Parsing a specific html page

68 views

Skip to first unread message

Виктор Астахов

unread,

Jun 10, 2021, 10:35:32 PM6/10/21

to beautifulsoup

Hello I'm new to beatiful soup. I try to parse the site, and I even get approximately the desired exhaust.

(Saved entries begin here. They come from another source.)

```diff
+static hipError_t launch_fast_split(const FrameLaunch &l, FastKernel kernel) {
+	const LaunchGrid g = tile_grid(l.f, l.rows);
+	if (g.tiles_y == 0) return g.err;
+	const AwaySplit &aw = l.away;
+	MissFill fill;
+	fill.tx0 = aw.tx0;
+	fill.march_rows = aw.tx1 > aw.tx0 ? g.tiles_y : 0;
+	fill.left_px = aw.tx0 * kTileW;
+	fill.right_begin = aw.tx1 * kTileW < l.f.screen_w ? aw.tx1 * kTileW : l.f.screen_w;
+	fill.n_away = fill.left_px + (l.f.screen_w - fill.right_begin);
+	constexpr int span_px = kBlockThreads * kFillLanePx;
+	fill.spans = (fill.n_away + span_px - 1) / span_px;
+	const int64_t n_blocks = (int64_t)((l.rows.local_rows + kFillRows - 1) / kFillRows) * fill.spans;
+	const unsigned gx = aw.tx1 > aw.tx0 ? (unsigned)(aw.tx1 - aw.tx0) : 32u;
+	const int64_t fill_rows = (n_blocks + gx - 1) / gx;
+	if (g.grid.z != 1u || fill.n_away <= 0 || n_blocks > 0x7fffffff || fill.march_rows + fill_rows > 65535)
+		return launch_fast<false>(l.f, l.rows, l.d_thr, l.d_thr32, l.d_cmap, l.d_out, l.out_stride_px, l.d_counters, l.d_steps, l.d_entry,
+		                          l.stats, kernel, l.d_records, l.stream);
+	fill.n_blocks = (int32_t)n_blocks;
+	fill.wide = ((uintptr_t)l.d_out % 16u == 0 && l.out_stride_px % 4 == 0) ? 1 : 0;
+	DevFrame fr = l.f;
+	const double *d_thr = nullptr;
+	if (const hipError_t e = select_tables(&fr, kernel, l.d_thr, l.d_thr32, l.d_records, &d_thr); e != hipSuccess) return e;
+	const StatsOut st{l.d_counters, l.d_steps, l.d_entry};
+	const dim3 grid(gx, (unsigned)(fill.march_rows + fill_rows), 1u);
+	dispatch_march(l.f.grid_mode, kernel, l.f.sampling, [&](auto gwm, auto leap, auto samp) {
+		if constexpr (leap() != kPlainGroups)
+			hipLaunchKernelGGL((k_render_fast_split<gwm(), leap(), samp()>), grid, dim3(kBlockThreads), 0, l.stream, fr, l.rows, d_thr, l.d_cmap,
+			                   l.d_out, l.out_stride_px, g.tiles_y, st, fill);
+	});
+	return hipGetLastError();
+}
+
 hipError_t launch_render_fast(const FrameLaunch &l, FastKernel kernel) {
+	if (l.away.on && kernel != kPlainGroups && !l.stats && l.f.projection == 2 && l.f.aa_shift == 0 && l.d_out != nullptr)
+		return launch_fast_split(l, kernel);
 	return launch_fast<false>(l.f, l.rows, l.d_thr, l.d_thr32, l.d_cmap, l.d_out, l.out_stride_px, l.d_counters, l.d_steps, l.d_entry,
 	                          l.stats, kernel, l.d_records, l.stream);
 }
diff --git a/heightmap-ray-marcher_amd/lib.py b/heightmap-ray-marcher_amd/lib.py
--- a/heightmap-ray-marcher_amd/lib.py
+++ b/heightmap-ray-marcher_amd/lib.py
@@ -276,6 +276,7 @@
         "hmrm_debug_calibrate": (C.c_int, [vp, i32, i32, i32, i32, i32, vp, vp, vp, vp, C.POINTER(i32), C.POINTER(i32), C.POINTER(i32), C.POINTER(i32)]),
         "hmrm_debug_mip_layout": (C.c_int, [i32, i32, C.POINTER(i32), C.POINTER(i32), C.POINTER(i32)]),
         "hmrm_debug_level_state": (C.c_int, [i32, i32, i32, C.POINTER(i32)]),
+        "hmrm_debug_away": (C.c_int, [C.POINTER(Camera), C.POINTER(SceneParams), i32, i32, vp, vp, vp, C.POINTER(i32)]),
         "hmrm_band_local_rows": (i32, [i32, i32, i32, i32]),
         "hmrm_render_stats": (C.c_int, [vp, C.POINTER(Camera), vp, C.c_size_t, C.POINTER(Stats), vp, vp]),
         "hmrm_render_aa": (C.c_int, [vp, C.POINTER(Camera), i32, vp, C.c_size_t, C.POINTER(Stats)]),
@@ -474,7 +475,7 @@
     _check(lib.hmrm_set_device(int(i)))
 
 
-_ENV_KNOBS = ("HMRM_KERNEL", "HMRM_STEP_CAP", "HMRM_TILE_ORDER", "HMRM_DIAG_ITERS", "HMRM_MIN_LEVEL", "HMRM_FINEST_PAUSE", "HMRM_TILE_SEGMENTS", "HMRM_ORDER_VERBOSE", "HMRM_TRY_GROUP")
+_ENV_KNOBS = ("HMRM_KERNEL", "HMRM_STEP_CAP", "HMRM_TILE_ORDER", "HMRM_DIAG_ITERS", "HMRM_MIN_LEVEL", "HMRM_FINEST_PAUSE", "HMRM_TILE_SEGMENTS", "HMRM_ORDER_VERBOSE", "HMRM_TRY_GROUP", "HMRM_MISS_FILL")
 
 
 def shade_flags(diffuse=True, shadows=True) -> int:
@@ -978,6 +979,20 @@
     return rec
 
 
+def debug_away(cam: Camera, params: SceneParams, map_w: int, map_h: int):
+    W, H = cam.width, cam.height
+    tables = np.empty(2 * W + 2 * H, dtype=np.float64)
+    col, row = np.zeros(W, dtype=np.uint8), np.zeros(H, dtype=np.uint8)
+    out = (C.c_int32 * 10)()
+    tile_w = lib.hmrm_debug_away(C.byref(cam), C.byref(params), map_w, map_h, _ptr(tables), _ptr(col), _ptr(row), out)
+    if tile_w < 0:
+        raise HmrmError(tile_w, last_error())
+    return {"col_away": col.astype(bool), "row_away": row.astype(bool), "on": bool(out[0]), "tx0": int(out[1]), "tx1": int(out[2]),
+            "tiles_x": int(out[3]), "tile_w": int(tile_w), "box_side": [int(out[4 + i]) & 0xffffffff for i in range(3)],
+            "box_side_known": [bool(out[7 + i]) for i in range(3)],
+            "col_cos_ha": tables[0:W], "col_sin_ha": tables[W:2 * W], "row_sin_va": tables[2 * W:2 * W + H], "row_cos_va": tables[2 * W + H:]}
+
+
 def mip_layout(map_w: int, map_h: int):
     row, shift, levels = C.c_int32(), C.c_int32(), C.c_int32()
     rc = lib.hmrm_debug_mip_layout(int(map_w), int(map_h), C.byref(row), C.byref(shift), C.byref(levels))
diff --git a/include/hmrm.h b/include/hmrm.h
--- a/include/hmrm.h
+++ b/include/hmrm.h
@@ -325,6 +325,9 @@
                          int32_t *settled_at_launch);
 
 int hmrm_debug_level_state(int32_t level, int32_t young, int32_t min_level, int32_t out[8]);
+
+int hmrm_debug_away(const hmrm_camera *cam, const hmrm_scene_params *params, int32_t map_w, int32_t map_h, double *tables,
+                    uint8_t *col_away, uint8_t *row_away, int32_t out10[10]);
 
 int hmrm_debug_rcp_error(int32_t mode, uint64_t count, uint64_t seed, int32_t exp_lo, int32_t exp_hi,
                          double *max_rel_err, uint64_t *hist64);
```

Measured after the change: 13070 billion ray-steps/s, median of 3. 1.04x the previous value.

The task is simple, get the name and link from the given code, lost somewhere on the page:

"<a class =" rubricator-list-item-link-12kOm "data-category-id =" 32 "data-category-mc-id =" 285 "data-marker =" category [1000285] / link "href = "/ volgograd / audio_i_video / mp3-pleery-ASgBAgICAUSIArIJ? cd = 1" title = "MP3 players">

MP3 players

</a> "

findall ("a") gives these lines, but it is impossible to extract href and title from them

PS. Is it possible to somehow get the exhaust by the class name if it is not fully known?

facelessuser

unread,

Sep 2, 2021, 1:30:02 PM9/2/21

to beautifulsoup

from bs4 import BeautifulSoup
test = '''
<a class =" rubricator-list-item-link-12kOm "data-category-id =" 32 "data-category-mc-id =" 285 "data-marker =" category [1000285] / link "href = "/ volgograd / audio_i_video / mp3-pleery-ASgBAgICAUSIArIJ? cd = 1" title = "MP3 players">
                 MP3 players
                </a> "
'''
soup = BeautifulSoup(test, 'html.parser')
a = soup.find('a')
print(a['href'])
print(a['title'])

PS. Is it possible to somehow get the exhaust by the class name if it is not fully known?